Phones L/R Mix is always OFF. CI-V 0x1A 05 00 72 is a boolean
toggle — 0x00 = Mix OFF (separated stereo), 0x01 = Mix ON (summed
to both channels). The backend keeps it locked at 0x00 via two
paths:
AudioHandler._handle_audio_config— everyaudio_configWS message emits0x00, independent of thesplit_stereopayload.AudioBroadcaster._apply_phones_mix_off— fires once on every relay start (guarded onreceiver_count >= 2) so the LAN stream begins in separated-stereo state regardless of the radio's prior menu state. Errors are swallowed so start-up continues on radios where the command is unsupported.
If Mix were ON the radio would pre-sum MAIN + SUB before transmission
and the frontend graph could no longer isolate a single receiver —
focus=main and focus=sub would both play the summed signal.

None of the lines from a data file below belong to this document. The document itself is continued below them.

# LabJunBMI/E3-invaraint-diffusion-model

Measured on AMD Instinct MI355X. Metric: denoising-steps/sec (batched pocket graphs), higher is better.
Workload: dtype f32 storage and accumulation, f16x3 products (fp32 grade); 1 GPU; structure_model sampling step, 256 x 256-residue pockets per GPU, 12+12 layers x 768, T=1000 schedule, encoder recomputed every step (as the reference); pockets_per_gpu=256, seq_len=256, parallelism=pocket-sharded x1, no collective

## Files before the change

### e3-invaraint-diffusion-model_amd/bert.py

```python
from dataclasses import dataclass

import os

import torch
from torch import nn

from . import ops
from .autograd import functional as F


@dataclass
class BertConfig:
    hidden_size: int = 768
    num_attention_heads: int = 12
    intermediate_size: int = 1024
    num_hidden_layers: int = 12
    max_position_embeddings: int = 64
    position_embedding_type: str = "relative_key"
    hidden_dropout_prob: float = 0.1
    attention_probs_dropout_prob: float = 0.1
    layer_norm_eps: float = 1e-12
    hidden_act: str = "gelu"
    use_cache: bool = False
    is_decoder: bool = False
# ... 162 lines not shown


def _planes_for(att, x, drop):
    return (att.output.dense.weight, x) if drop[0] == 0 and drop[1] == 0 else None


def drop_keys(drop):
    return drop[2] if len(drop) > 2 else None


def run_self_attention(att, x, mask, B, L, drop=(0.0, 0.0), layout=None):
    sa = att.self
    w, b = qkv_weights(sa)
    qkv = F.linear(x, w, b, absmax=ops.absmax_slot(sa, "qkv", x.device))
    relkey = sa.position_embedding_type == "relative_key"
    if layout is not None:
        H = att.num_heads * 64
        ctx = ops.attention_varlen(qkv[:, :H], qkv[:, H:2 * H], qkv[:, 2 * H:], layout, layout, att.num_heads,
                                   dist_emb=sa.distance_embedding.weight if relkey else None,
                                   max_pos=sa.max_position_embeddings)
        return _attention_output(att, ctx, x)
    ctx = F.attention(qkv, None, B, att.num_heads, L, L, key_mask=mask,
                      dist_emb=sa.distance_embedding.weight if relkey else None,
                      max_pos=sa.max_position_embeddings, drop_p=drop[1], row_keys=drop_keys(drop),
                      planes_for=_planes_for(att, x, drop))
    return _attention_output(att, ctx, x, drop[0], drop_keys(drop))


def project_cross_kv(att, enc):
    w, b = kv_weights(att.self)
    return F.linear(enc, w, b, absmax=torch.zeros(1, device=enc.device, dtype=torch.float32))


def run_cross_attention(att, x, kv, enc_mask, B, Lq, Lk, drop=(0.0, 0.0), layout=None, enc_layout=None):
    q = F.linear(x, att.self.query.weight, att.self.query.bias, absmax=ops.absmax_slot(att.self, "q", x.device))
    if layout is not None:
        H = att.num_heads * 64
        ctx = ops.attention_varlen(q, kv[:, :H], kv[:, H:], layout, enc_layout, att.num_heads)
        return _attention_output(att, ctx, x)
    ctx = F.attention(q, kv, B, att.num_heads, Lq, Lk, key_mask=enc_mask, drop_p=drop[1], row_keys=drop_keys(drop),
                      planes_for=_planes_for(att, x, drop))
    return _attention_output(att, ctx, x, drop[0], drop_keys(drop))


def run_layer(layer, x, mask, B, L, cross_kv=None, enc_mask=None, Lk=None, drop=(0.0, 0.0), layout=None,
              enc_layout=None):
    x = run_self_attention(layer.attention, x, mask, B, L, drop, layout=layout)
    if hasattr(layer, "crossattention"):
        if cross_kv is None:
            raise ValueError("decoder layer needs encoder states")
        x = run_cross_attention(layer.crossattention, x, cross_kv, enc_mask, B, L, Lk, drop, layout=layout,
                                enc_layout=enc_layout)
    inter = F.linear(x, layer.intermediate.dense.weight, layer.intermediate.dense.bias, ops.ACT_GELU,
                     planes_for=(layer.output.dense.weight, x) if drop[0] == 0 and drop[1] == 0 else None)
    return F.linear_residual_layernorm(inter, layer.output.dense.weight, layer.output.dense.bias, x,
                                       layer.output.LayerNorm.weight, layer.output.LayerNorm.bias, layer.eps, drop[0],
                                       drop_keys(drop))


def run_encoder(encoder, x, mask, B, L, enc=None, enc_mask=None, Lk=None, cross_kv=None, layout=None, enc_layout=None,
                row_keys=None):
    drop = dropout_rates(encoder)
    if layout is not None and drop != (0.0, 0.0):
        raise RuntimeError("packed layouts are inference-only: put the model in eval mode")
    if row_keys is not None:
        drop = drop + (row_keys,)
    for i, layer in enumerate(encoder.layer):
        kv = None
        if hasattr(layer, "crossattention"):
            kv = cross_kv[i] if cross_kv is not None else project_cross_kv(layer.crossattention, enc)
        x = run_layer(layer, x, mask, B, L, kv, enc_mask, Lk, drop, layout=layout, enc_layout=enc_layout)
    return x
```

### e3-invaraint-diffusion-model_amd/csrc/gemm_split.hip

```cpp
#include <type_traits>

#include "e3d_common.h"

namespace {

typedef __bf16 bf16x8 __attribute__((ext_vector_type(8)));
typedef __bf16 bf16x4 __attribute__((ext_vector_type(4)));
typedef _Float16 f16x8 __attribute__((ext_vector_type(8)));
typedef _Float16 f16x4 __attribute__((ext_vector_type(4)));

template <typename E> struct Vec;
template <> struct Vec<__bf16> { typedef bf16x8 x8; typedef bf16x4 x4; };
template <> struct Vec<_Float16> { typedef f16x8 x8; typedef f16x4 x4; };
__device__ __forceinline__ f32x16 mma16(const bf16x8 a, const bf16x8 b, const f32x16 c) {
    return __builtin_amdgcn_mfma_f32_32x32x16_bf16(a, b, c, 0, 0, 0);
}
__device__ __forceinline__ f32x16 mma16(const f16x8 a, const f16x8 b, const f32x16 c) {
    return __builtin_amdgcn_mfma_f32_32x32x16_f16(a, b, c, 0, 0, 0);
}
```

focus and split_stereo live on the frontend. The WebAudio
graph in frontend/src/lib/audio/rx-player.ts routes the stereo
pair through ChannelSplitter(2) → GainNode×2 → StereoPanner×2 →
destination:
focus |
split_stereo |
L gain | R gain | L pan | R pan |
|---|---|---|---|---|---|
| main | false | 1.0 | 0.0 | 0 | 0 |
| main | true | 1.0 | 0.0 | −1 | +1 |
| sub | false | 0.0 | 1.0 | 0 | 0 |
| sub | true | 0.0 | 1.0 | −1 | +1 |
| both | false | 1.0 | 1.0 | 0 | 0 |
| both | true | 1.0 | 1.0 | −1 | +1 |
Panning depends only on split_stereo (see
rx-player.ts::_applyGraphState, lines 247-257) — when on,
mainPanner hard-pans to −1 and subPanner to +1 regardless of
focus. For single-receiver focus (focus=main or focus=sub) the
opposing gain is already 0 so the pan on the silenced channel is
inaudible, but the setting still applies to the active channel — e.g.
focus=main + split_stereo=true routes MAIN to the left ear only.
Per-channel dB sliders (mainGainDb / subGainDb) multiply into the
L/R gains respectively.
Why the WS message still exists. audio_config is retained as
a bidirectional echo channel so the client can persist its focus +
split_stereo choice and the backend confirms via applied: true.
The CI-V round-trip it used to drive (the broken _PHONES_LR_MIX
dict pre-#788) is gone — the message now only raises the
broadcaster's _codec_stale flag so a mid-stream codec/channel
change triggers a fresh _refresh_codec_state pass (issue #766).
Historical context. Revisions before #788 sent 0x02 / 0x03
on this sub-command for focus=sub / focus=both — values the radio
silently ignored per the CI-V reference (only {0x00, 0x01} valid).
788 briefly tied the byte to split_stereo; #792 corrected that to¶
the lock-at-0x00 contract above. The dead-code mapping is
documented here rather than in a deleted source comment so future
contributors don't rediscover the same trap.